Assuming you have a floppy drive...

-Boot the Vista DVD

-Select repair your computer

-You should see your Vista installation. Under location, it'll give you the drive label associated with Windows (it's not always C when using the DVD). You'll need to know that drive letter to complete the steps below. Select next.

-The disk will likely detect a problem with Vista and give you the option to automatically fix the problem - select cancel. This will give you the advanced recovery options. 

-Select command prompt and, in the command prompt window, type in the text below and hit enter. Make sure you hit enter after each step.

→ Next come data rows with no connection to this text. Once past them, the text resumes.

@@ -792,7 +796,7 @@
             (void)hipEventElapsedTime(&m1, e.a, e.b);
             (void)hipEventElapsedTime(&m2, e.b, e.c);
             ms += m1; ms_svf += m2;
-            if (evs.back().l) { float m3 = 0.0f; (void)hipEventElapsedTime(&m3, evs.back().l, e.b); ms_left += m3; }
+            if (evs.back().l && evs.back().m) { float m3 = 0.0f; (void)hipEventElapsedTime(&m3, evs.back().l, evs.back().m); ms_left += m3; }
             for (int k = 0; k < 16; k++) cnt[k] += c[k];
             left_cells += c[28]; left_again += c[29];
             n_verified += c[21];
@@ -1262,6 +1266,8 @@
     if (!key) return hz::set_error(HZ_ERR_ARG, "hz_debug_set: null key");
     if (!strcmp(key, "shadow_fast_cap")) hz::g_shadow_fast_cap.store(value < 0 ? HZ_SHADOW_FAST_CAP_DEFAULT : value, std::memory_order_relaxed);
     else if (!strcmp(key, "topo_wide")) hz::g_topo_wide.store(value != 0, std::memory_order_relaxed);
+    else if (!strcmp(key, "left_stream")) hz::g_left_stream.store(value != 0, std::memory_order_relaxed);
+    else if (!strcmp(key, "left_refill")) hz::g_left_refill.store(value <= 0 ? HZ_LEFT_REFILL : std::min(value, 64), std::memory_order_relaxed);
     else if (!strcmp(key, "accum_chunk")) hz::g_accum_chunk.store(value < 0 ? 0 : value, std::memory_order_relaxed);
     else return hz::set_error(HZ_ERR_ARG, "hz_debug_set: unknown key '%s'", key);
     return HZ_OK;
diff --git a/horayzon_amd/csrc/hz_horizon.hip b/horayzon_amd/csrc/hz_horizon.hip
--- a/horayzon_amd/csrc/hz_horizon.hip
+++ b/horayzon_amd/csrc/hz_horizon.hip
@@ -2,6 +2,9 @@
 #include <vector>
 
 namespace hz {
+
+std::atomic<int> g_left_stream{0};
+std::atomic<int> g_left_refill{HZ_LEFT_REFILL};
 
 #ifndef HZ_TPB
 #define HZ_TPB 256
@@ -36,6 +39,7 @@
     int left_min, left_mode;
     unsigned left_in_base;
     unsigned left_out_base, left_out_cap;
+    int left_refill;
     unsigned *left_rec, *left_in_ctl, *left_out_ctl;
     const unsigned *left_perm;
     int persist;
@@ -81,6 +85,10 @@
     const int xcc_own = (int)(__builtin_amdgcn_s_getreg((3 << 11) | 20) & 7u);
     int xcc_off = 0;
     int left_on = 1;
+    unsigned ls_cur = 0u, ls_end = 0u;
+    int ls_exhausted = 0;
+    bool c_done = true;
+    volatile unsigned cs[42];
   for (;;) {
     asm volatile("" : "+s"(pk));
     HZ_LOAD_PARAMS(p);
@@ -93,25 +101,39 @@
 #undef HZ_KEEP
     int ti = 0, tj = 0;
     int blk = (int)blockIdx.x * HZ_WPB + wave;
-    unsigned rec0 = 0u, rec_n = 0u;
+    bool take = true;
+    unsigned pos = 0u;
     if (LEFT) {
-        blk = -1;
-        const unsigned groups = (p.left_in_ctl[1] + 63u) / 64u;
+        blk = 0;
+        const unsigned n_valid = p.left_in_ctl[1];
+        const unsigned groups = (n_valid + 63u) / 64u;
+        const unsigned long long free_m = __ballot(c_done);
         if (p.tile_list) {
             const int b = (int)blockIdx.x * HZ_WPB + wave;
-            const int g = b < p.n_list ? p.tile_list[b] : -1;
-            if (g >= 0 && (unsigned)g < groups) { blk = g; rec0 = (unsigned)g * 64u; rec_n = min(64u, p.left_in_ctl[1] - (unsigned)g * 64u); }
-        } else
-        while (xcc_off < 8) {
-            const unsigned x = (unsigned)((xcc_own + xcc_off) & 7);
-            unsigned q = 0u;
-            if (lane == 0) q = atomicAdd(&p.left_in_ctl[8 + x], 1u);
-            q = (unsigned)__builtin_amdgcn_readfirstlane((int)q);
-            const unsigned g = (((q >> 5) * 8u + x) << 5) | (q & 31u);
-            if (g < groups) { blk = (int)g; rec0 = g * 64u; rec_n = min(64u, p.left_in_ctl[1] - g * 64u); break; }
-            xcc_off++;
-        }
-        if (blk < 0) break;
+            take = b * 64 + lane < p.n_list;
+            if (take) pos = (unsigned)p.tile_list[b * 64 + lane];
+            take = take && pos < n_valid;
+            ls_exhausted = 1;
+        } else {
+            if (ls_cur >= ls_end && !ls_exhausted) {
+                ls_exhausted = 1;
+                while (xcc_off < 8) {
+                    const unsigned x = (unsigned)((xcc_own + xcc_off) & 7);
+                    unsigned q = 0u;
+                    if (lane == 0) q = atomicAdd(&p.left_in_ctl[8 + x], 1u);
+                    q = (unsigned)__builtin_amdgcn_readfirstlane((int)q);
+                    const unsigned g = (((q >> 5) * 8u + x) << 5) | (q & 31u);
+                    if (g < groups) { ls_cur = g * 64u; ls_end = ls_cur + min(64u, n_valid - g * 64u); ls_exhausted = 0; break; }
+                    xcc_off++;
+                }
+            }
+            const unsigned n_take = min((unsigned)__popcll(free_m), ls_end - ls_cur);
+            const unsigned rank = (unsigned)__builtin_amdgcn_mbcnt_hi((unsigned)(free_m >> 32), __builtin_amdgcn_mbcnt_lo((unsigned)free_m, 0u));
+            take = c_done && rank < n_take;
+            pos = ls_cur + rank;
+            ls_cur = (unsigned)__builtin_amdgcn_readfirstlane((int)(ls_cur + n_take));
+        }
+        if (ls_exhausted && __ballot(take) == 0ull && free_m == ~0ull) break;
     } else if (p.persist) {
         blk = -1;
         while (xcc_off < 8) {
@@ -134,14 +156,15 @@
     int j = tj * 16 + (blk & 1) * 8 + (lane & 7);
     const unsigned *rec = nullptr;
     if (LEFT) {
-        has_tile = (unsigned)lane < rec_n;
+        has_tile = take;
         if (has_tile) {
-            rec = p.left_rec + ((size_t)p.left_in_base + (size_t)p.left_perm[rec0 + (unsigned)lane]) * HZ_LEFT_WORDS;
+            rec = p.left_rec + ((size_t)p.left_in_base + (size_t)p.left_perm[pos]) * HZ_LEFT_WORDS;
             const unsigned c0 = rec[0];
             has_tile = c0 != 0xffffffffu;
             const unsigned di = c0 / (unsigned)p.dim_in_1;
             i = p.row_begin + (int)di; j = (int)(c0 - di * (unsigned)p.dim_in_1);
         }
+        if (!LEVELSTACK && take) reinterpret_cast<unsigned *>(smem + p.pre_bytes - HZ_TPB * 4)[tid_b] = pos;
     }
     const bool in_dom = has_tile && (i < p.row_end) && (j < p.dim_in_1);
 
@@ -149,7 +172,7 @@
     const unsigned long long t_start = COUNT ? (unsigned long long)wall_clock64() : 0ull;
     const size_t cell = in_dom ? ((size_t)i * p.dim_in_1 + j) : 0;
     bool done = !in_dom;
-    const unsigned cert = in_dom ? (unsigned)(i - p.row_begin) * (unsigned)p.dim_in_1 + (unsigned)j : 0u;
+    unsigned cert = in_dom ? (unsigned)(i - p.row_begin) * (unsigned)p.dim_in_1 + (unsigned)j : 0u;
     const bool to_scratch = COUNT && p.scratch_row != nullptr;
     float *const hori0 = to_scratch ? p.scratch_row : p.hori + (size_t)p.row_begin * p.dim_in_1 * (size_t)t.azim_num;
     const unsigned cell_stride = to_scratch ? 0u : 1u;
@@ -230,8 +253,29 @@
         }
     }
 
-    int left_min = (COUNT || !left_on || __popcll(__ballot(!done)) <= p.left_min + 8) ? 0 : p.left_min;
+    if (LEFT && !take && !c_done) {
+        done = false;
+        cert = cs[0]; rays = cs[1]; guards = cs[2];
+        const unsigned fl = cs[3];
+        ray_active = (fl & 1u) != 0u; last_hit = (fl & 2u) != 0u; second = (fl & 4u) != 0u; overflow = (fl & 8u) != 0u; had_guard = (fl & 16u) != 0u;
+#define HZ_CF(k) __uint_as_float(cs[k])
+        ox = HZ_CF(4); oy = HZ_CF(5); oz = HZ_CF(6); r01 = HZ_CF(7); r02 = HZ_CF(8); r11 = HZ_CF(9); r12 = HZ_CF(10); r21 = HZ_CF(11); r22 = HZ_CF(12);
+        dx = HZ_CF(13); dy = HZ_CF(14); dz = HZ_CF(15);
+        s.k = (int)cs[16]; s.phase = (int)cs[17]; s.ind = (int)cs[18]; s.prev = (int)cs[19]; s.pazim = (int)cs[20]; s.count = (int)cs[21];
+        s.lim_up = HZ_CF(22); s.lim_low = HZ_CF(23); s.elev_samp = HZ_CF(24); s.ev = HZ_CF(25);
+        rb.rdx = HZ_CF(26); rb.rdy = HZ_CF(27); rb.rdz = HZ_CF(28); rb.ordx = HZ_CF(29); rb.ordy = HZ_CF(30); rb.ordz = HZ_CF(31);
+        rb.sel_x = cs[32]; rb.sel_y = cs[33]; rb.sel_z = cs[34];
+        ts.node = (int)cs[35]; ts.sp = (int)cs[36]; ts.pf = (int)cs[37]; ts.pm = (int)cs[38]; ts.lq0 = (int)cs[39]; ts.lq1 = (int)cs[40];
+        cache = (int)cs[41];
+#undef HZ_CF
+    }
+    const bool ls_stream = LEFT && p.left_refill > 0 && !p.tile_list;
+    int refill_n = (ls_stream && !ls_exhausted) ? min(max(p.left_refill, 1), 64) : 65;
+    if (LEFT) asm volatile("" : "+s"(refill_n));
+
+    int left_min = (COUNT || !left_on || (ls_stream ? !ls_exhausted : __popcll(__ballot(!done)) <= p.left_min + 8)) ? 0 : p.left_min;
     while (__ballot(!done) != 0ull) {
+        if (LEFT && __popcll(__ballot(done)) >= refill_n) break;
         if (!COUNT && left_min > 0 && __popcll(__ballot(!done)) <= left_min) {
             const unsigned long long um = __ballot(!done);
             if (um != 0ull && !(!LEVELSTACK && __ballot(overflow) != 0ull)) {
@@ -321,7 +365,19 @@
             w_violations += (unsigned)__popcll(__ballot(viol));
         }
     }
-    unsigned long long r = rays, g = guards, nc = tc.nodes, tcn = tc.tris, cc = cells_cnt;
+    if (LEFT && !LEVELSTACK) {
+        const unsigned long long om = __ballot(done && overflow);
+        if (om != 0ull) {
+            unsigned long long slot = 0ull;
+            if (lane == 0) slot = atomicAdd(&p.counters[30], (unsigned long long)__popcll(om));
+            slot = (unsigned long long)(unsigned)__builtin_amdgcn_readfirstlane((int)(unsigned)slot);
+            const unsigned rank = (unsigned)__builtin_amdgcn_mbcnt_hi((unsigned)(om >> 32), __builtin_amdgcn_mbcnt_lo((unsigned)om, 0u));
+            if (done && overflow && slot + rank < (unsigned long long)HZ_REDO_CAP)
+                p.redo_list[HZ_REDO_CAP + (int)slot + (int)rank] = (int)reinterpret_cast<unsigned *>(smem + p.pre_bytes - HZ_TPB * 4)[tid_b];
+        }
+    }
+    const bool tally = !LEFT || (done && !(!LEVELSTACK && overflow));
+    unsigned long long r = tally ? rays : 0u, g = tally ? guards : 0u, nc = tc.nodes, tcn = tc.tris, cc = cells_cnt;
     unsigned long long wn = tc.w_nodes, wl = tc.w_leaves, wa = w_adv;
     for (int off = 32; off > 0; off >>= 1) {
         r += __shfl_xor(r, off); g += __shfl_xor(g, off); cc += __shfl_xor(cc, off);
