struct Rng {
    uint64_t s;
    explicit Rng(uint64_t seed) : s(seed ? seed : 0x9E3779B97F4A7C15ull) {}
    uint64_t next() {
        uint64_t z = (s += 0x9E3779B97F4A7C15ull);
        z = (z ^ (z >> 30)) * 0xBF58476D1CE4E5B9ull;
        z = (z ^ (z >> 27)) * 0x94D049BB133111EBull;
        return z ^ (z >> 31);
    }
    double uni() { return ((double)(next() >> 11) + 0.5) * (1.0 / 9007199254740992.0); }
    double normal() {
        const double u1 = uni(), u2 = uni();
// ... 248 lines not shown
                tw->t[cv.in].d_bf16 = true;
                tw->t[cv.out].g_bf16 = true;
                if (bf16_out && (int)ci != tw->emb_conv_op) tw->t[cv.out].d_bf16 = true;
                if (bf16_dgrad_out) tw->t[cv.in].g_bf16 = true;
            }
    if (e->cfg.dtype == L3_DTYPE_BF16 && bf16_storage && bf16_out)
        for (Tower* tw : {&e->vis, &e->aud})
            for (size_t ci = 0; ci < tw->ops.size(); ++ci) {
                Op& cv = tw->ops[ci];
                if (cv.kind == OP_CONV && conv_first_ok(cv.geom) && cv.bn_follow >= 0 && cv.bias_by_bn &&
                    (int)ci != tw->emb_conv_op)
                    tw->t[cv.out].d_bf16 = true;
            }
    auto t_floats = [](const Tensor& t, bool bf16) { return bf16 ? (size_t)(t.numel() + 1) / 2 : (size_t)t.numel(); };
    size_t red_max = 1024, wg_max = 16;
    size_t& stat_max = e->stat_max;
    for (int ti = 0; ti < 2; ++ti) {
        Tower& tw = ti == 0 ? e->vis : e->aud;
        tw.t[0].d = ti == 0 ? e->video : nullptr;
        if (ti == 1) {
            if ((rc = dev_alloc_t(e, &tw.t[0].d, (size_t)tw.t[0].numel()))) return rc;
        }
        const int64_t concat_off = ti == 0 ? 0 : e->nv;
        for (size_t oi = 0; oi < tw.ops.size(); ++oi) {
            Op& op = tw.ops[oi];
            Tensor& y = tw.t[op.out];
            const bool last = oi + 1 == tw.ops.size();
            if (last) {
                y.d = e->h0 + concat_off;
                y.g = e->dh0 + concat_off;
                y.batch_stride = D;
                y.alias = true;
                if (op.kind == OP_POOL) op.pg.out_batch_stride = D;
            } else if ((op.kind == OP_BN && op.fuse_pool >= 0) || (op.kind == OP_RELU && op.fused_into_bn)) {
                if (op.kind == OP_BN) {
                    bool wanted = false;
                    for (size_t ci = 0; ci < tw.ops.size(); ++ci)
                        if (tw.ops[ci].kind == OP_CONV && tw.ops[ci].dy_to_bn == (int)oi) wanted = true;
                    const Tensor& pl = tw.t[tw.ops[op.fuse_pool].out];
                    if (wanted && (rc = dev_alloc_t(e, &op.xwin, t_floats(pl, tw.t[op.in].d_bf16)))) return rc;
                }
            } else {
                if ((rc = dev_alloc_t(e, &y.d, t_floats(y, y.d_bf16)))) return rc;
                if ((rc = dev_alloc_t(e, &y.g, t_floats(y, y.g_bf16)))) return rc;
            }
            const Tensor& x = tw.t[op.in];
            if (op.kind == OP_CONV) {
                if ((rc = dev_alloc_t(e, &op.wflip, (size_t)e->params[op.p_kernel].numel))) return rc;
                if (conv_wino_floats(op.geom) && (rc = dev_alloc_t(e, &op.wino_uf, conv_wino_floats(op.geom)))) return rc;
                {
                    const size_t sf = (size_t)conv_wino_stat_blocks_max(op.geom) * 2 * op.geom.Cout;
                    if (sf > stat_max) stat_max = sf;
                    const size_t sb = (size_t)conv_bf16_stat_blocks(op.geom) * 2 * op.geom.Cout;
                    if (e->cfg.dtype == L3_DTYPE_BF16 && sb > stat_max) stat_max = sb;
                    const size_t s1 = (size_t)conv_first_stat_blocks(op.geom) * 2 * op.geom.Cout;
                    if (s1 > stat_max) stat_max = s1;
                    const size_t sd = op.dy_to_bn >= 0 ? (size_t)conv_wino_stat_blocks_max(op.dgeom) * 2 * op.dgeom.Cout : 0;
                    if (sd > stat_max) stat_max = sd;
                    const size_t sdb = op.dy_to_bn >= 0 && e->cfg.dtype == L3_DTYPE_BF16
                                           ? (size_t)conv_bf16_stat_blocks(op.dgeom) * 2 * op.dgeom.Cout : 0;
                    if (sdb > stat_max) stat_max = sdb;
                }
                if (op.need_dx && conv_wino_floats(op.dgeom) &&
                    (rc = dev_alloc_t(e, &op.wino_ud, conv_wino_floats(op.dgeom))))
                    return rc;
                const size_t w = conv_wgrad_scratch_floats(op.geom);
                if (w > wg_max) wg_max = w;
                if (op.in_bn >= 0) {
                    if ((rc = dev_alloc_t(e, &op.xaug, (size_t)x.rows() * op.ageom.Cin))) return rc;
                    if ((rc = dev_alloc_t(e, &op.gaug, (size_t)op.kh * op.kw * op.ageom.Cin * op.cout))) return rc;
                    const size_t wa = conv_wgrad_scratch_floats(op.ageom);
                    if (wa > wg_max) wg_max = wa;
                }
                const size_t r = colreduce_scratch_floats(y.rows(), y.C);
                if (r > red_max) red_max = r;
            } else if (op.kind == OP_BN) {
                const int C = x.C;
                for (float** p : {&op.mean, &op.var, &op.scale, &op.shift, &op.biased_mean, &op.biased_var}) {
                    if ((rc = dev_alloc_t(e, p, (size_t)(C + 3) / 4 * 4))) return rc;
                    HIPCHK(e, hipMemset(*p, 0, (size_t)(C + 3) / 4 * 4 * 4));
                }
                const size_t r = colreduce_scratch_floats(x.rows(), C);
                if (r > red_max) red_max = r;
            }
        }
    }
    if (e->vis.ops.back().kind != OP_POOL || e->aud.ops.back().kind != OP_POOL) {
        e->err = "tower must end in a pooling layer";
        return L3_EINVAL;
    }
    if ((rc = dev_alloc_t(e, &e->red_scratch, red_max))) return rc;
    if ((rc = dev_alloc_t(e, &e->wg_scratch, wg_max))) return rc;
    if ((rc = dev_alloc_t(e, &e->sq_scratch, 2048))) return rc;
    if (stat_max && (rc = dev_alloc_t(e, &e->stat_scratch, stat_max))) return rc;
    {
        bool any_w4 = false;
        for (Tower* tw : {&e->vis, &e->aud})
            for (auto& op : tw->ops)
                if (op.kind == OP_CONV && (op.wino_uf || op.wino_ud)) any_w4 = true;
        if (any_w4 && e->cfg.dtype != L3_DTYPE_BF16 && (rc = dev_alloc_t(e, &e->w4_tail, conv_wino4_tail_scratch_bytes() / sizeof(float)))) return rc;
    }
    if (e->side) {
        if ((rc = dev_alloc_t(e, &e->red_scratch2, red_max))) return rc;
        if ((rc = dev_alloc_t(e, &e->wg_scratch2, wg_max))) return rc;
        if (stat_max && (rc = dev_alloc_t(e, &e->stat_scratch2, stat_max))) return rc;
    }
    return L3_OK;
}
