struct EvTimer {
    hipStream_t st = nullptr;
    StreamLease *lease = nullptr;
    std::vector<hipEvent_t> ev;
    std::vector<int> slot, slot2;
    static bool enabled() { static const bool on = []() { const char *e = getenv("MPN_KERNEL_EVENTS"); return !e || atoi(e) != 0; }(); return on; }
    explicit EvTimer(hipStream_t s) : st(s) { push(); }
    explicit EvTimer(StreamLease &l) : lease(&l) { push(); }
    void push() {
        if (!enabled()) return;
        hipEvent_t e = nullptr;
        (void)hipEventCreate(&e);
        (void)hipEventRecord(e, lease ? lease->get() : st);
        ev.push_back(e);
        slot.push_back(-1); slot2.push_back(-1);
    }
    void mark(int stat_index, int single = -1) { if (!enabled()) return; slot.back() = stat_index; slot2.back() = single; push(); }
    void skip() { push(); }
    void resolve() {
        if (!enabled()) return;
        for (size_t i = 0; i + 1 < ev.size(); ++i) {
            if (slot[i] < 0 && slot2[i] < 0) continue;
            float ms = 0;
            if (hipEventElapsedTime(&ms, ev[i], ev[i + 1]) != hipSuccess) continue;
            if (slot[i] >= 0) g_stats[slot[i]] += (int64_t)(ms * 1e6);
            if (slot2[i] >= 0) g_stats[slot2[i]] += (int64_t)(ms * 1e6);
        }
        for (size_t i = 0; i + 1 < ev.size(); ++i) (void)hipEventDestroy(ev[i]);
        hipEvent_t last = ev.back();
        ev.assign(1, last); slot.assign(1, -1); slot2.assign(1, -1);
    }
    ~EvTimer() { for (hipEvent_t e : ev) (void)hipEventDestroy(e); }
};

struct PoolBuf {
    void *p = nullptr;
    size_t cap = 0;
    bool pinned_host = false;
    int ensure(size_t bytes) {
        if (bytes <= cap) return 0;
        if (p) { if (pinned_host) (void)hipHostFree(p); else (void)hipFree(p); p = nullptr; cap = 0; }
        size_t want = bytes + bytes / 8 + 4096;
        const hipError_t e_ = pinned_host ? hipHostMalloc(&p, want, hipHostMallocDefault) : guarded_malloc(&p, want);
        if (e_ != hipSuccess) {
            if (e_ == hipErrorOutOfMemory && !pinned_host) tl_oom = true;
            p = nullptr;
            set_error("%s of %zu bytes failed: %s", pinned_host ? "hipHostMalloc" : "hipMalloc", want, hipGetErrorString(e_));
            (void)hipGetLastError();
            return -1;
        }
        cap = want;
        return 0;
    }
    void release() { if (p) { if (pinned_host) (void)hipHostFree(p); else (void)hipFree(p); } p = nullptr; cap = 0; }
    template <typename T> T *as() const { return (T *)p; }
};

struct PhaseLog {
    struct Rec { int worker, slot; int64_t t0, t1; };
    std::mutex mu;
    std::vector<Rec> recs;
    bool on = false;
    std::chrono::steady_clock::time_point origin;
    void add(int worker, int slot, std::chrono::steady_clock::time_point a, std::chrono::steady_clock::time_point b) {
        std::lock_guard<std::mutex> g(mu);
        recs.push_back({worker, slot, std::chrono::duration_cast<std::chrono::nanoseconds>(a - origin).count(),
                        std::chrono::duration_cast<std::chrono::nanoseconds>(b - origin).count()});
    }
};
extern PhaseLog g_phase_log;
extern thread_local int tl_worker_id;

Again, I'm using C:, but make sure you're using the correct drive label associated with Windows



		Code:
	

c:


then...



		Code:
	

cd c:\windows\system32\drivers


then...



		Code:
	

del intelide.sys


after that...



		Code:
	

x:


Finally...



		Code:
	

copy a:\intelide.sys c:\windows\system32\drivers


Type "exit" and reboot.

You can also use a flash drive or CD. If you choose not to use a floppy, when you complete the last step, make sure you replace "a:" with the correct drive letter of the device you're using.

This may not work, but it's worth trying before you reinstall Windows.


----------



## Dark master

Ok, thank you very much for your help!
I don't have any system restore points or back-ups so I'll try replacing the file.
I'll try it tommorow when I have some time.
But uhm... I don't see the attachement. (could be me..)


----------



## mep916

Sorry, I forgot to attach it... it's attached it to this post.


----------



## jdbennet

> I don't have any system restore points or back-ups



well that was silly


----------